Tooth side. 21... fixed side, 22... viscosity value display scale plate,
23... Transparent part, 24... Rotational viscometer, 25...
Rotational viscometer body, 26... Upper cover plate, 27... Lower cover plate, 28... Bearing housing, 29.30... Ball bearing. 31... Rotating shaft, 32... Rotating cylindrical body. 32"...Rotating cylindrical body, 33...Fixing plate. 34...Geared motor, 35...Rotating shaft. 36.37...Gear, 38...Shaft. 39...Ball bearing, 40... Stationary side cylindrical body, 40°... Stationary side cylindrical body. 41... Fluid circulation gap, 42... Lid. 43... Fluid inflow 0.44... Fluid Outlet, 4
5.46... Spiral groove, 47... Viscosity value display pointer, 48... Transparent part. 4... fixed side, 50... scale plate for viscosity value display, 5
1... Connection member, 52... Spring spring, 53...

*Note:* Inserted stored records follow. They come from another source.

@@ -118,13 +137,20 @@
 #if defined(__HIP_DEVICE_COMPILE__)
         {
             typedef int i4s __attribute__((ext_vector_type(4)));
-            i4s raw;
+            typedef int i16s __attribute__((ext_vector_type(16)));
+            i4s raw; i16s re;
             const BandItem* ip = bp.items + it;
-            asm volatile("s_load_dwordx4 %0, %1, 0x0\n\ts_waitcnt lgkmcnt(0)" : "=&s"(raw) : "s"(ip) : "memory");
+            const BandEdge* ep = bp.edges + it;
+            asm volatile("s_load_dwordx4 %0, %2, 0x0\n\ts_load_dwordx16 %1, %3, 0x0\n\ts_waitcnt lgkmcnt(0)"
+                         : "=&s"(raw), "=&s"(re) : "s"(ip), "s"(ep) : "memory");
             item.band = raw.x; item.kt0 = raw.y; item.kt1 = raw.z; item.slot = raw.w;
+            edge.a = re[0]; edge.b = re[1];
+#pragma unroll
+            for (int i = 0; i < BD_RB; ++i) { edge.lo[i] = re[2 + i]; edge.hi[i] = re[2 + BD_RB + i]; }
         }
 #else
         item = bp.items[it];
+        edge = bp.edges[it];
 #endif
         m0 = item.band * BD_BM;
 #pragma unroll
@@ -159,9 +185,9 @@
     };
     auto wait_leave = [&](int tiles) {
         static_assert(BD_PER_TILE == 7, "vmcnt immediates below");
-        if (tiles >= 2) asm volatile("s_waitcnt vmcnt(14)" ::: "memory");
-        else if (tiles == 1) asm volatile("s_waitcnt vmcnt(7)" ::: "memory");
-        else asm volatile("s_waitcnt vmcnt(0)" ::: "memory");
+        if (tiles >= 2) __builtin_amdgcn_s_waitcnt(0xF70 | 14);
+        else if (tiles == 1) __builtin_amdgcn_s_waitcnt(0xF70 | 7);
+        else __builtin_amdgcn_s_waitcnt(0xF70);
     };
     const int mode = DBG ? (bp.mode & 15) : 0;
     const bool stamps = DBG && (bp.mode & 16) && bp.clocks;
@@ -193,7 +219,8 @@
             int st = 0;
             double ra[2][5], rb[2];
             bd_read<0>(ra[0], rb[0], aoff, boff);
-            for (int kt = 0; kt < nk; ++kt) {
+            auto ktile = [&](auto edge_t, int kt) {
+                constexpr bool EDGE = decltype(edge_t)::value;
                 if (issued < nk) {
                     int sn = st + BD_STAGES - 1; if (sn >= BD_STAGES) sn -= BD_STAGES;
                     issue(sn);
@@ -201,10 +228,21 @@
                 }
                 const unsigned aaddr = aoff + st * BD_STAGE_BYTES, baddr = boff + st * BD_STAGE_BYTES;
                 int stn = st + 1; if (stn >= BD_STAGES) stn = 0;
+                auto mfma = [&](int ks, const double (&a)[5], double b) {
+                    if constexpr (EDGE) {
+                        const int g = kt * BD_KS + ks;
+#pragma unroll
+                        for (int i = 0; i < 5; ++i)
+                            if (g >= edge.lo[i] && g < edge.hi[i])
+                                acc[i][0] = __builtin_amdgcn_mfma_f64_16x16x4f64(b, a[i], acc[i][0], 0, 0, 0);
+                    } else {
+                        bd_mfma(acc, a, b);
+                    }
+                };
 #define BD_STEP(KS, CUR, NXT)                                   \
                 bd_read<KS + 1>(ra[NXT], rb[NXT], aaddr, baddr); \
                 bd_wait<6>(ra[CUR], rb[CUR]);                    \
-                bd_mfma(acc, ra[CUR], rb[CUR]);                  \
+                mfma(KS, ra[CUR], rb[CUR]);                      \
                 __builtin_amdgcn_sched_barrier(0);
                 BD_STEP(0, 0, 1) BD_STEP(1, 1, 0) BD_STEP(2, 0, 1) BD_STEP(3, 1, 0)
                 BD_STEP(4, 0, 1) BD_STEP(5, 1, 0) BD_STEP(6, 0, 1)
@@ -213,10 +251,14 @@
                 bd_wait<0>(ra[1], rb[1]);
                 __builtin_amdgcn_s_barrier();
                 if (kt + 1 < nk) bd_read<0>(ra[0], rb[0], aoff + stn * BD_STAGE_BYTES, boff + stn * BD_STAGE_BYTES);
-                bd_mfma(acc, ra[1], rb[1]);
+                mfma(7, ra[1], rb[1]);
                 __builtin_amdgcn_sched_barrier(0);
                 st = stn;
-            }
+            };
+            int kt = 0;
+            for (; kt < edge.a; ++kt) ktile(std::true_type{}, kt);
+            for (; kt < edge.b; ++kt) ktile(std::false_type{}, kt);
+            for (; kt < nk; ++kt) ktile(std::true_type{}, kt);
         } else if (DBG && nk > 0 && mode == 8) {
             int issued = 0;
             for (; issued < BD_STAGES - 1 && issued < nk; ++issued) issue(issued);
@@ -302,6 +344,7 @@
                 for (int r = 0; r < 4; ++r) P[(i * 4 + r) * 64] = acc[i][0][r];
         }
         if (first_item) { stamp(3); first_item = false; }
+        __builtin_amdgcn_s_waitcnt(0xF70);
         if (!pre) __builtin_amdgcn_s_barrier();
     }
     if constexpr (DBG)
@@ -357,6 +400,7 @@
     bp.mode = mode;
     bp.g = GemmP{plan.M, N, plan.K, A, lda, B, ldb, 0, gn, 0};
     bp.items = d->items.as<BandItem>();
+    bp.edges = d->edges.as<BandEdge>();
     bp.wg_ptr = d->wg_ptr.as<int>();
     bp.nwg = d->nwg;
     bp.part = d->part.d();
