-template <int K, int BM, int BNC, bool RES, bool MASK = false>
-int launch_stream(const StreamArgs &a0, hipStream_t s) {
-    constexpr int lds = BM * K * 2 + BM * BNC * 2;
-    StreamArgs a = a0;
-    a.n_chunks = a.Cout / BNC;
-    const long long units = (((long long)a.M + BM - 1) / BM) * a.n_chunks;
-    if (units >= 0x7FFFFFFFLL - 1024) {
-        sc2_set_error("conv1x1_stream: too many units");
-        return SC2_ERR_UNSUPPORTED;
-    }
-    a.n_units = (int)units;
+template <int K, int BM, int BNC, bool RES, bool MASK = false, bool FIXED = false>
+int stream_slots() {
+    constexpr int lds = stream_lds_bytes(K, BM, BNC);
     static bool attr_set_dev[SC2_MAX_DEVICES] = {};
     bool &attr_set = attr_set_dev[sc2_device_slot()];
     if (!attr_set) {
-        (void)hipFuncSetAttribute(reinterpret_cast<const void *>(&conv1x1_stream_kernel<K, BM, BNC, RES, MASK>),
+        (void)hipFuncSetAttribute(reinterpret_cast<const void *>(&conv1x1_stream_kernel<K, BM, BNC, RES, MASK, FIXED>),
                                   hipFuncAttributeMaxDynamicSharedMemorySize, lds);
         attr_set = true;
     }
-    const int g_cus = sc2_device_cus();
-    unsigned *slot = g_ring.launch_slot(s, kRing, 1, g_seq);
-    if (!slot) return SC2_ERR_INTERNAL;
     static sc2_per_device_int per_cu_dev;
     int per_cu = per_cu_dev.here().load(std::memory_order_relaxed);
     if (per_cu == 0) {
         int n = 0;
-        if (hipOccupancyMaxActiveBlocksPerMultiprocessor(&n, reinterpret_cast<const void *>(&conv1x1_stream_kernel<K, BM, BNC, RES, MASK>), 512,
-                                                         lds) != hipSuccess || n < 1)
+        if (hipOccupancyMaxActiveBlocksPerMultiprocessor(&n, reinterpret_cast<const void *>(&conv1x1_stream_kernel<K, BM, BNC, RES, MASK, FIXED>),
+                                                         512, lds) != hipSuccess || n < 1)
             n = 1;
         per_cu = n > 2 ? 2 : n;
         per_cu_dev.here().store(per_cu, std::memory_order_relaxed);
     }
-    const int slots = g_cus * per_cu;
+    return sc2_device_cus() * per_cu;
+}
+
+template <int K, int BM, int BNC, bool RES, bool MASK = false>
+int launch_stream(const StreamArgs &a0, hipStream_t s) {
+    constexpr int lds = stream_lds_bytes(K, BM, BNC);
+    StreamArgs a = a0;
+    a.n_chunks = a.Cout / BNC;
+    const long long tiles = ((long long)a.M + BM - 1) / BM, units = tiles * a.n_chunks;
+    if (units >= 0x7FFFFFFFLL - 1024) {
+        sc2_set_error("conv1x1_stream: too many units");
+        return SC2_ERR_UNSUPPORTED;
+    }
+    a.n_units = (int)units;
+    unsigned *slot = g_ring.launch_slot(s, kRing, kCtrs, g_seq);
+    if (!slot) return SC2_ERR_INTERNAL;
+    a.unit_ctr = slot;
+    if constexpr (SC2_STREAM_FIXED && BNC == 256 && (K == 128 || K == 256 || (K == 512 && !RES)) && !MASK) {
+        const int slots = stream_slots<K, BM, BNC, RES, MASK, true>();
+        const int grid = a.n_units < slots ? a.n_units : slots;
+        if (a.n_chunks <= kCtrs && grid % a.n_chunks == 0) {
+            a.n_units = (int)tiles;
+            hipLaunchKernelGGL((conv1x1_stream_kernel<K, BM, BNC, RES, MASK, true>), dim3(grid), dim3(512), lds, s, a);
+            SC2_CHECK_LAUNCH();
+            return SC2_OK;
+        }
+    }
+    const int slots = stream_slots<K, BM, BNC, RES, MASK>();
     const int grid = a.n_units < slots ? a.n_units : slots;
-    StreamArgs b = a;
-    b.unit_ctr = slot;
-    hipLaunchKernelGGL((conv1x1_stream_kernel<K, BM, BNC, RES, MASK>), dim3(grid), dim3(512), lds, s, b);
+    hipLaunchKernelGGL((conv1x1_stream_kernel<K, BM, BNC, RES, MASK>), dim3(grid), dim3(512), lds, s, a);
     SC2_CHECK_LAUNCH();
     return SC2_OK;
 }
 
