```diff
diff --git a/mvsformerplusplus_b200/hotpath.py b/mvsformerplusplus_b200/hotpath.py
--- a/mvsformerplusplus_b200/hotpath.py
+++ b/mvsformerplusplus_b200/hotpath.py
@@ -155,7 +155,7 @@
         entropy = torch.empty((V - 1, H, W), **f32)
         vis = torch.empty((V - 1, H, W), **f32)
         volume = torch.empty((D, H, W, G), **f32)
-        two_gathers = _lib.lib().mvsf_warp_corr_plan(C, G, D, H, W, V, self.corr_spill_budget_bytes) == 1
+        two_gathers = (C == 8 and D == 4) or _lib.lib().mvsf_warp_corr_plan(C, G, D, H, W, V, self.corr_spill_budget_bytes) == 1
         if not two_gathers:
             corr = torch.empty((V - 1, D, H, W, G), **f32)
             _lib.call("mvsf_warp_corr_entropy_store", feat_nhwc, homs, depth_values, entropy, corr, V, C, G, D, H, W)
```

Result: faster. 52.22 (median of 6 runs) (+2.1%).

... Connecting member, 54... Rotational viscometer, 56... Upper cover plate, 57... Lower cover plate. 58... Bearing housing, 59... Ball bearing, 60... Stationary side cylindrical body, 61... Fluid outlet, 62... Fluid inlet. 63...bearing house, 64.65...ball bearing, 66...rotating shaft. 67... Rotating cylindrical body, 68... Fluid inflow gap,
69.70...Spiral groove. 71...Fixing plate, 72...Fixing member. 73... Guard motor, 74... Rotating shaft. 75.76...Gear, 77...Spring spring, 7
8.79... Connecting member, 80... Pointer for viscosity value display, 81... Transparent part, 82... Fixed side, 83... Scale plate for viscosity value display. 84.85...Flow curve. 86,...,88...Rotational torque 2 rotation curve.

Claims (7)

[Claims] (1) a stationary side member, a rotating body provided to the stationary side member via a microgap, and means for rotating the rotating body;
A fluid inlet for flowing a fluid such as paste into the micro-gap, and a micro-gap formed by the rotating body rotating opposite to the stationary side member through the fluid inflow port. A fluid outlet for discharging the fluid that has flowed into the section to the outside, and a fluid inlet that is formed on at least one surface of the stationary side member and the rotating body, which face each other through the minute gap, A fluid guide groove such as a spiral groove for allowing the fluid to flow into the minute gap and actively guiding the fluid to the fluid outlet; The rotation is caused by an elastic body such as a spring engaged between the means for rotating the body and the viscosity of the fluid that flows into the minute gap when the rotating body rotates against the elasticity of the elastic body. The rotating torque applied to the body or the stationary member is controlled by a viscosity value display pointer provided in conjunction with at least one of the rotating body or the stationary member or the elastic body, and the movement of the pointer causes the rotational torque to be applied to the fluid. A rotational viscometer equipped with a viscosity value display section that allows you to know the viscosity value. (2) When the elastic body is engaged with the stationary side member, the stationary side member is rotatably supported, and the viscosity value display pointer is attached to either the elastic body or the stationary side member. Claim No. (1) provided in conjunction with
Rotational viscometer as described in section. (3) The stationary side member is a stationary side columnar body, and the rotating body is rotatably supported on the outside of the stationary side columnar body, facing the stationary side columnar body through a cylindrical minute gap. The rotational viscometer according to claim (2), which is a cylindrical body. (4) The stationary side member is a stationary side cylindrical body, and the rotating body is a rotating columnar body rotatably supported inside the stationary side cylindrical body via a cylindrical minute gap. , a rotational viscometer according to claim (2). (5) The rotational viscometer according to claim (1), wherein the fluid guide groove is a spiral groove formed along the axial direction. (6) Claims (1) to (5), wherein the fluid inlet is formed at the lower end of the rotating cylindrical body.
The rotational viscometer according to any one of paragraphs. (7) The rotational viscometer according to claim 6, wherein the fluid outlet is provided at a position above the fluid inlet of the rotating cylindrical body.